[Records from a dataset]
diff --git a/loam_velodyne_amd/csrc/voxbucket.hip b/loam_velodyne_amd/csrc/voxbucket.hip
--- a/loam_velodyne_amd/csrc/voxbucket.hip
+++ b/loam_velodyne_amd/csrc/voxbucket.hip
@@ -11,13 +11,15 @@
   const Pose* poses;
   VbSeg* segs;
   unsigned long long* lo;
-  uint32_t* bseg;
+  VbBk* bk;
   int* box;
   uint32_t* cnt;
   uint32_t* heads;
   uint32_t* ctl;
   uint32_t* h_fail;
-  uint32_t* elems;
+  uint16_t* bword;
+  uint2* crange;
+  VbPoseInit init;
   float4* stack;
   float4* out;
   uint32_t* out_off;
@@ -57,24 +59,42 @@
   return ((unsigned long long)(uint32_t)(iz + VB_OFF) << 42) | ((unsigned long long)(uint32_t)(iy + VB_OFF) << 21) | (unsigned long long)(uint32_t)(ix + VB_OFF);
 }
 
+constexpr int VB_PLAN_PARTS = 4, VB_PLAN_KEYS = VB_SAMPLE / VB_PLAN_PARTS;
 __global__ __launch_bounds__(VB_SAMPLE) void k_vb_plan(const VbArgs A) {
-  __shared__ unsigned long long s_key[VB_SAMPLE], s_sorted[VB_SAMPLE];
+  __shared__ alignas(16) unsigned long long s_key[VB_SAMPLE];
+  __shared__ uint32_t s_part[VB_PLAN_PARTS][VB_PLAN_KEYS];
   __shared__ uint32_t s_scan[17];
   __shared__ uint32_t s_bad;
   const int tid = (int)threadIdx.x;
-  const uint32_t seg = blockIdx.x;
+  const uint32_t seg = blockIdx.x / VB_PLAN_PARTS, part = blockIdx.x % VB_PLAN_PARTS;
   const uint32_t a0 = A.seg_off[seg], ns = A.seg_off[seg + 1] - a0;
   const float4* __restrict__ pts = A.src ? A.src[seg] : A.in + a0;
   const float inv = (seg & 1) ? A.inv_odd : A.inv_even;
+  if (A.init.guess && part == VB_PLAN_PARTS - 1 && !(seg & 1u) && (seg >> 1) < A.init.ns) {
+    const uint32_t s = seg >> 1;
+    if (tid < 12) {
+      A.init.seg_minmax[12 * s + tid] = (tid % 6) < 3 ? 2147483647 : (-2147483647 - 1);
+      const float* __restrict__ g = A.init.guess + 6 * s;
+      float v;
+      if (tid < 6) v = g[tid];
+      else {
+        const float ang = g[(tid - 6) >> 1];
+        v = (float)((tid & 1) ? cos((double)ang) : sin((double)ang));
+      }
+      reinterpret_cast<float*>(A.init.poses + s)[tid] = v;
+    }
+    if (tid >= 64 && tid < 72) A.init.stats[8 * s + (tid - 64)] = 0;
+    if (tid == 72) { A.init.ticket[s] = 0u; A.init.full_done[s] = 0u; }
+  }
   uint32_t bucket0;
   {
-    uint32_t part = 0;
+    uint32_t sum = 0;
     for (uint32_t s = (uint32_t)tid; s < seg; s += VB_SAMPLE) {
       const uint32_t m = A.seg_off[s + 1] - A.seg_off[s];
-      part += m ? (m + VB_T - 1) / VB_T : 1u;
+      sum += m ? (m + VB_T - 1) / VB_T : 1u;
     }
     uint32_t tot;
-    (void)block_excl_scan(part, s_scan, tot);
+    (void)block_excl_scan(sum, s_scan, tot);
     bucket0 = tot;
   }
   const uint32_t nbuckets = ns ? (ns + VB_T - 1) / VB_T : 1u;
@@ -90,20 +110,44 @@
   }
   s_key[tid] = key;
   __syncthreads();
-  if (nbuckets > 1u && (uint32_t)tid < m) {
+  const uint32_t bad = s_bad;
+  const uint32_t own = part * VB_PLAN_KEYS + ((uint32_t)tid % VB_PLAN_KEYS), quarter = (uint32_t)tid / VB_PLAN_KEYS;
+  const bool ranked = nbuckets > 1u && !bad && own < m;
+  if (ranked) {
+    const unsigned long long mine = s_key[own];
+    const ulonglong2* __restrict__ k2 = reinterpret_cast<const ulonglong2*>(s_key);
     uint32_t r = 0;
-    for (uint32_t u = 0; u < m; u++) {
-      const unsigned long long k = s_key[u];
-      r += (k < key || (k == key && u < (uint32_t)tid)) ? 1u : 0u;
-    }
-    s_sorted[r] = key;
-  }
-  __syncthreads();
-  const uint32_t bad = s_bad;
+    for (uint32_t u = quarter * VB_PLAN_KEYS; u < (quarter + 1u) * VB_PLAN_KEYS; u += 16u) {
+      ulonglong2 k[8];
+#pragma unroll
+      for (int q = 0; q < 8; q++) k[q] = k2[(u >> 1) + (uint32_t)q];
+#pragma unroll
+      for (int q = 0; q < 8; q++) {
+        const uint32_t ua = u + 2u * (uint32_t)q;
+        r += (k[q].x < mine || (k[q].x == mine && ua < own)) ? 1u : 0u;
+        r += (k[q].y < mine || (k[q].y == mine && ua + 1u < own)) ? 1u : 0u;
+      }
+    }
+    s_part[quarter][(uint32_t)tid % VB_PLAN_KEYS] = r;
+  }
+  __syncthreads();
+  if (ranked && tid < VB_PLAN_KEYS) {
+    uint32_t r = 0;
+#pragma unroll
+    for (int q = 0; q < VB_PLAN_PARTS; q++) r += s_part[q][tid];
+    const uint32_t k = (uint32_t)(((unsigned long long)r * nbuckets + m - 1u) / m);
+    if (k >= 1u && k < nbuckets && (uint32_t)(((unsigned long long)k * m) / nbuckets) == r) A.lo[bucket0 + k] = s_key[own];
+  }
+  if (part != 0u) return;
   if (bad && tid == 0) vb_fail(A, (bad & 2u) ? 1 : 0);
   for (uint32_t k = (uint32_t)tid; k < nbuckets && k < (uint32_t)VB_SAMPLE; k += VB_SAMPLE) {
-    A.lo[bucket0 + k] = (k == 0u || bad) ? 0ull : s_sorted[(uint32_t)(((unsigned long long)k * m) / nbuckets)];
-    A.bseg[bucket0 + k] = seg;
+    if (k == 0u || bad) A.lo[bucket0 + k] = 0ull;
+    VbBk K;
+    K.seg = seg; K.sbeg = a0; K.send = a0 + ns; K.bucket0 = bucket0;
+    K.pos_bits = vb_bits(ns ? (unsigned long long)(ns - 1) : 0ull);
+    if (K.pos_bits == 0) K.pos_bits = 1;
+    K.pad[0] = K.pad[1] = K.pad[2] = 0u;
+    A.bk[bucket0 + k] = K;
     A.cnt[bucket0 + k] = 0u;
     A.heads[bucket0 + k] = 0u;
   }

DIRECTIONS: From the entries above, return exactly the line containing "bucket0 = tot;", the line containing "(uint32_t)tid / VB_PLAN_KEYS;", and all lines between, and nothing else.

PROBLEM SOLUTION:
     bucket0 = tot;
   }
   const uint32_t nbuckets = ns ? (ns + VB_T - 1) / VB_T : 1u;
@@ -90,20 +110,44 @@
   }
   s_key[tid] = key;
   __syncthreads();
-  if (nbuckets > 1u && (uint32_t)tid < m) {
+  const uint32_t bad = s_bad;
+  const uint32_t own = part * VB_PLAN_KEYS + ((uint32_t)tid % VB_PLAN_KEYS), quarter = (uint32_t)tid / VB_PLAN_KEYS;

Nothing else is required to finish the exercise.